- Task objective: Please transcribe the data that follows, keeping every line exact.

- Records excerpted from a collection:
------

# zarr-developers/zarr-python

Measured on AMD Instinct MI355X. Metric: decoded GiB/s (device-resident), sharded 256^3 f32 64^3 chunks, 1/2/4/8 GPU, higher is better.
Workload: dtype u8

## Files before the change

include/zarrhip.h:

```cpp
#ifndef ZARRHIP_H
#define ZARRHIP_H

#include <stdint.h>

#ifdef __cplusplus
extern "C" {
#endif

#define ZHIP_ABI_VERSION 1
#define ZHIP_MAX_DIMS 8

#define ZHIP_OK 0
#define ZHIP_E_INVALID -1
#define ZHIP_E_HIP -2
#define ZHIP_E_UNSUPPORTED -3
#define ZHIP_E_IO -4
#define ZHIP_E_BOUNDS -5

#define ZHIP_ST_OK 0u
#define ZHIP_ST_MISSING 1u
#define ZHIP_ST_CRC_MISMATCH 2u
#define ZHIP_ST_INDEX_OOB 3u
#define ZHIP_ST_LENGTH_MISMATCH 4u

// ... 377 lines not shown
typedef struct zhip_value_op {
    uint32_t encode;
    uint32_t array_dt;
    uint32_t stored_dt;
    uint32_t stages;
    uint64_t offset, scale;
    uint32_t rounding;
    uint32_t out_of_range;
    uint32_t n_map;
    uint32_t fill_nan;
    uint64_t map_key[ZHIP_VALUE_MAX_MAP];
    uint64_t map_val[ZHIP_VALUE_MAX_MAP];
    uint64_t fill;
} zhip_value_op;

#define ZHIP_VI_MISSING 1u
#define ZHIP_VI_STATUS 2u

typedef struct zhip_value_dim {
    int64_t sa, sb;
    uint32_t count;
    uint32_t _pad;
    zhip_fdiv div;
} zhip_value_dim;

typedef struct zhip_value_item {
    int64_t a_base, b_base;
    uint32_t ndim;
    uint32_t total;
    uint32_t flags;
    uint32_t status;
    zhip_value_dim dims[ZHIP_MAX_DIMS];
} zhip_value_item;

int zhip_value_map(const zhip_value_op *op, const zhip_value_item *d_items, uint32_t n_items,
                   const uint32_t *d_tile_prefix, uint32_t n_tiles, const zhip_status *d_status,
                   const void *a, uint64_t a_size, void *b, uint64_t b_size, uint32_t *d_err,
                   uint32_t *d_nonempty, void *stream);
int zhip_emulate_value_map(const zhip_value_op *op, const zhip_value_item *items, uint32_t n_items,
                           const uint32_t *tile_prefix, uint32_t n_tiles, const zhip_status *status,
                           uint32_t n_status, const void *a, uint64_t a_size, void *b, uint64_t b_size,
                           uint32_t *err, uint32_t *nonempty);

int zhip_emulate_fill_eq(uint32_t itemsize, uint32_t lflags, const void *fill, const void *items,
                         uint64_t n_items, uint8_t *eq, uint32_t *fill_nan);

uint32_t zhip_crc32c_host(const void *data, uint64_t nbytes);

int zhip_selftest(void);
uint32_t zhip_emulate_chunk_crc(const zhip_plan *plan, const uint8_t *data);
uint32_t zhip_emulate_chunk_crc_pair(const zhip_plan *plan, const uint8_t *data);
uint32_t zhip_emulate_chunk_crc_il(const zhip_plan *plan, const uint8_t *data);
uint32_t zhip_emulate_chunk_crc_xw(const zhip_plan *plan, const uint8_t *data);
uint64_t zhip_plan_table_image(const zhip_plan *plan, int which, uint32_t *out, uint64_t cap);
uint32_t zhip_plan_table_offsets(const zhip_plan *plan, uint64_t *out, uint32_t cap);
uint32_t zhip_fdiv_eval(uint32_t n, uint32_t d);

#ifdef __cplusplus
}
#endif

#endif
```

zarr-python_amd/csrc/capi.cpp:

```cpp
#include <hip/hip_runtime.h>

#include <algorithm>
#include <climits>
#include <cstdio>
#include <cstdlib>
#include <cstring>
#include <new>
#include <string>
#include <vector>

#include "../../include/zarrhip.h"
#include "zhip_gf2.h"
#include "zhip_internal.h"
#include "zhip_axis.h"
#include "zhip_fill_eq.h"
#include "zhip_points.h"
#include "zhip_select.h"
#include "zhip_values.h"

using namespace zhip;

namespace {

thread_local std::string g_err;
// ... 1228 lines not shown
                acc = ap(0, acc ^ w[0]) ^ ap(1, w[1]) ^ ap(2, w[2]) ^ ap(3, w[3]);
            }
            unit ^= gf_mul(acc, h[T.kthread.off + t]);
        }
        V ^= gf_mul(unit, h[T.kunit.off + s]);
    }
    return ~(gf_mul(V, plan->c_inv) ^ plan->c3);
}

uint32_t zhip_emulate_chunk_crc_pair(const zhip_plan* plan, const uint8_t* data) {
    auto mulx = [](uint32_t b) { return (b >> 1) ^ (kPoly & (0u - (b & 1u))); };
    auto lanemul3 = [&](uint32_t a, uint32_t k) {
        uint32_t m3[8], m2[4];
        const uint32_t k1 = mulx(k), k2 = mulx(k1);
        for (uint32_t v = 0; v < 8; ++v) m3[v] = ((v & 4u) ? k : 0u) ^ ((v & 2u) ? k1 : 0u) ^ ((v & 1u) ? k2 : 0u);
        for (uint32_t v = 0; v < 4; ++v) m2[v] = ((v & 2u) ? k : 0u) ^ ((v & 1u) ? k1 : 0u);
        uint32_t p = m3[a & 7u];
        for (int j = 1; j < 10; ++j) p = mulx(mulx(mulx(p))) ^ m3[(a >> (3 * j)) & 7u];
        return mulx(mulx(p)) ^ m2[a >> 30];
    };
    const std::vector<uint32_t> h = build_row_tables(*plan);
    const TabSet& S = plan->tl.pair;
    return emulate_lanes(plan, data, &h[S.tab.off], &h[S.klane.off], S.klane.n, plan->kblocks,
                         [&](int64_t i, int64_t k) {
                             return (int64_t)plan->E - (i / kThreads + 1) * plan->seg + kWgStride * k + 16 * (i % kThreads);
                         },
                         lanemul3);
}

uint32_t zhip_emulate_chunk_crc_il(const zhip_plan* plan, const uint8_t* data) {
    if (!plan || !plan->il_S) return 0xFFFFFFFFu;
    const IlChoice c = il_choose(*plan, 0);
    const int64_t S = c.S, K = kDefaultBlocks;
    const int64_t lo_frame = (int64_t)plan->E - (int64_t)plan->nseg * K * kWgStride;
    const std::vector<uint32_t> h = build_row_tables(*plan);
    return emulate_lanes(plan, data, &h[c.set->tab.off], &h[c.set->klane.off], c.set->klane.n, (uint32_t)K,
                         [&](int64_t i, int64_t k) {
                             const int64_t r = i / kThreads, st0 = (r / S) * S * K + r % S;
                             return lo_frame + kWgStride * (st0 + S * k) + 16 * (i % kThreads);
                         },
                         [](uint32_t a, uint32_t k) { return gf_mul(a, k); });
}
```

------

- Response to the exercise:
# zarr-developers/zarr-python

Measured on AMD Instinct MI355X. Metric: decoded GiB/s (device-resident), sharded 256^3 f32 64^3 chunks, 1/2/4/8 GPU, higher is better.
Workload: dtype u8

## Files before the change

include/zarrhip.h:

```cpp
#ifndef ZARRHIP_H
#define ZARRHIP_H

#include <stdint.h>

#ifdef __cplusplus
extern "C" {
#endif

#define ZHIP_ABI_VERSION 1
#define ZHIP_MAX_DIMS 8

#define ZHIP_OK 0
#define ZHIP_E_INVALID -1
#define ZHIP_E_HIP -2
#define ZHIP_E_UNSUPPORTED -3
#define ZHIP_E_IO -4
#define ZHIP_E_BOUNDS -5

#define ZHIP_ST_OK 0u
#define ZHIP_ST_MISSING 1u
#define ZHIP_ST_CRC_MISMATCH 2u
#define ZHIP_ST_INDEX_OOB 3u
#define ZHIP_ST_LENGTH_MISMATCH 4u

// ... 377 lines not shown
typedef struct zhip_value_op {
    uint32_t encode;
    uint32_t array_dt;
    uint32_t stored_dt;
    uint32_t stages;
    uint64_t offset, scale;
    uint32_t rounding;
    uint32_t out_of_range;
    uint32_t n_map;
    uint32_t fill_nan;
    uint64_t map_key[ZHIP_VALUE_MAX_MAP];
    uint64_t map_val[ZHIP_VALUE_MAX_MAP];
    uint64_t fill;
} zhip_value_op;

#define ZHIP_VI_MISSING 1u
#define ZHIP_VI_STATUS 2u

typedef struct zhip_value_dim {
    int64_t sa, sb;
    uint32_t count;
    uint32_t _pad;
    zhip_fdiv div;
} zhip_value_dim;

typedef struct zhip_value_item {
    int64_t a_base, b_base;
    uint32_t ndim;
    uint32_t total;
    uint32_t flags;
    uint32_t status;
    zhip_value_dim dims[ZHIP_MAX_DIMS];
} zhip_value_item;

int zhip_value_map(const zhip_value_op *op, const zhip_value_item *d_items, uint32_t n_items,
                   const uint32_t *d_tile_prefix, uint32_t n_tiles, const zhip_status *d_status,
                   const void *a, uint64_t a_size, void *b, uint64_t b_size, uint32_t *d_err,
                   uint32_t *d_nonempty, void *stream);
int zhip_emulate_value_map(const zhip_value_op *op, const zhip_value_item *items, uint32_t n_items,
                           const uint32_t *tile_prefix, uint32_t n_tiles, const zhip_status *status,
                           uint32_t n_status, const void *a, uint64_t a_size, void *b, uint64_t b_size,
                           uint32_t *err, uint32_t *nonempty);

int zhip_emulate_fill_eq(uint32_t itemsize, uint32_t lflags, const void *fill, const void *items,
                         uint64_t n_items, uint8_t *eq, uint32_t *fill_nan);

uint32_t zhip_crc32c_host(const void *data, uint64_t nbytes);

int zhip_selftest(void);
uint32_t zhip_emulate_chunk_crc(const zhip_plan *plan, const uint8_t *data);
uint32_t zhip_emulate_chunk_crc_pair(const zhip_plan *plan, const uint8_t *data);
uint32_t zhip_emulate_chunk_crc_il(const zhip_plan *plan, const uint8_t *data);
uint32_t zhip_emulate_chunk_crc_xw(const zhip_plan *plan, const uint8_t *data);
uint64_t zhip_plan_table_image(const zhip_plan *plan, int which, uint32_t *out, uint64_t cap);
uint32_t zhip_plan_table_offsets(const zhip_plan *plan, uint64_t *out, uint32_t cap);
uint32_t zhip_fdiv_eval(uint32_t n, uint32_t d);

#ifdef __cplusplus
}
#endif

#endif
```

zarr-python_amd/csrc/capi.cpp:

```cpp
#include <hip/hip_runtime.h>

#include <algorithm>
#include <climits>
#include <cstdio>
#include <cstdlib>
#include <cstring>
#include <new>
#include <string>
#include <vector>

#include "../../include/zarrhip.h"
#include "zhip_gf2.h"
#include "zhip_internal.h"
#include "zhip_axis.h"
#include "zhip_fill_eq.h"
#include "zhip_points.h"
#include "zhip_select.h"
#include "zhip_values.h"

using namespace zhip;

namespace {

thread_local std::string g_err;
// ... 1228 lines not shown
                acc = ap(0, acc ^ w[0]) ^ ap(1, w[1]) ^ ap(2, w[2]) ^ ap(3, w[3]);
            }
            unit ^= gf_mul(acc, h[T.kthread.off + t]);
        }
        V ^= gf_mul(unit, h[T.kunit.off + s]);
    }
    return ~(gf_mul(V, plan->c_inv) ^ plan->c3);
}

uint32_t zhip_emulate_chunk_crc_pair(const zhip_plan* plan, const uint8_t* data) {
    auto mulx = [](uint32_t b) { return (b >> 1) ^ (kPoly & (0u - (b & 1u))); };
    auto lanemul3 = [&](uint32_t a, uint32_t k) {
        uint32_t m3[8], m2[4];
        const uint32_t k1 = mulx(k), k2 = mulx(k1);
        for (uint32_t v = 0; v < 8; ++v) m3[v] = ((v & 4u) ? k : 0u) ^ ((v & 2u) ? k1 : 0u) ^ ((v & 1u) ? k2 : 0u);
        for (uint32_t v = 0; v < 4; ++v) m2[v] = ((v & 2u) ? k : 0u) ^ ((v & 1u) ? k1 : 0u);
        uint32_t p = m3[a & 7u];
        for (int j = 1; j < 10; ++j) p = mulx(mulx(mulx(p))) ^ m3[(a >> (3 * j)) & 7u];
        return mulx(mulx(p)) ^ m2[a >> 30];
    };
    const std::vector<uint32_t> h = build_row_tables(*plan);
    const TabSet& S = plan->tl.pair;
    return emulate_lanes(plan, data, &h[S.tab.off], &h[S.klane.off], S.klane.n, plan->kblocks,
                         [&](int64_t i, int64_t k) {
                             return (int64_t)plan->E - (i / kThreads + 1) * plan->seg + kWgStride * k + 16 * (i % kThreads);
                         },
                         lanemul3);
}

uint32_t zhip_emulate_chunk_crc_il(const zhip_plan* plan, const uint8_t* data) {
    if (!plan || !plan->il_S) return 0xFFFFFFFFu;
    const IlChoice c = il_choose(*plan, 0);
    const int64_t S = c.S, K = kDefaultBlocks;
    const int64_t lo_frame = (int64_t)plan->E - (int64_t)plan->nseg * K * kWgStride;
    const std::vector<uint32_t> h = build_row_tables(*plan);
    return emulate_lanes(plan, data, &h[c.set->tab.off], &h[c.set->klane.off], c.set->klane.n, (uint32_t)K,
                         [&](int64_t i, int64_t k) {
                             const int64_t r = i / kThreads, st0 = (r / S) * S * K + r % S;
                             return lo_frame + kWgStride * (st0 + S * k) + 16 * (i % kThreads);
                         },
                         [](uint32_t a, uint32_t k) { return gf_mul(a, k); });
}
```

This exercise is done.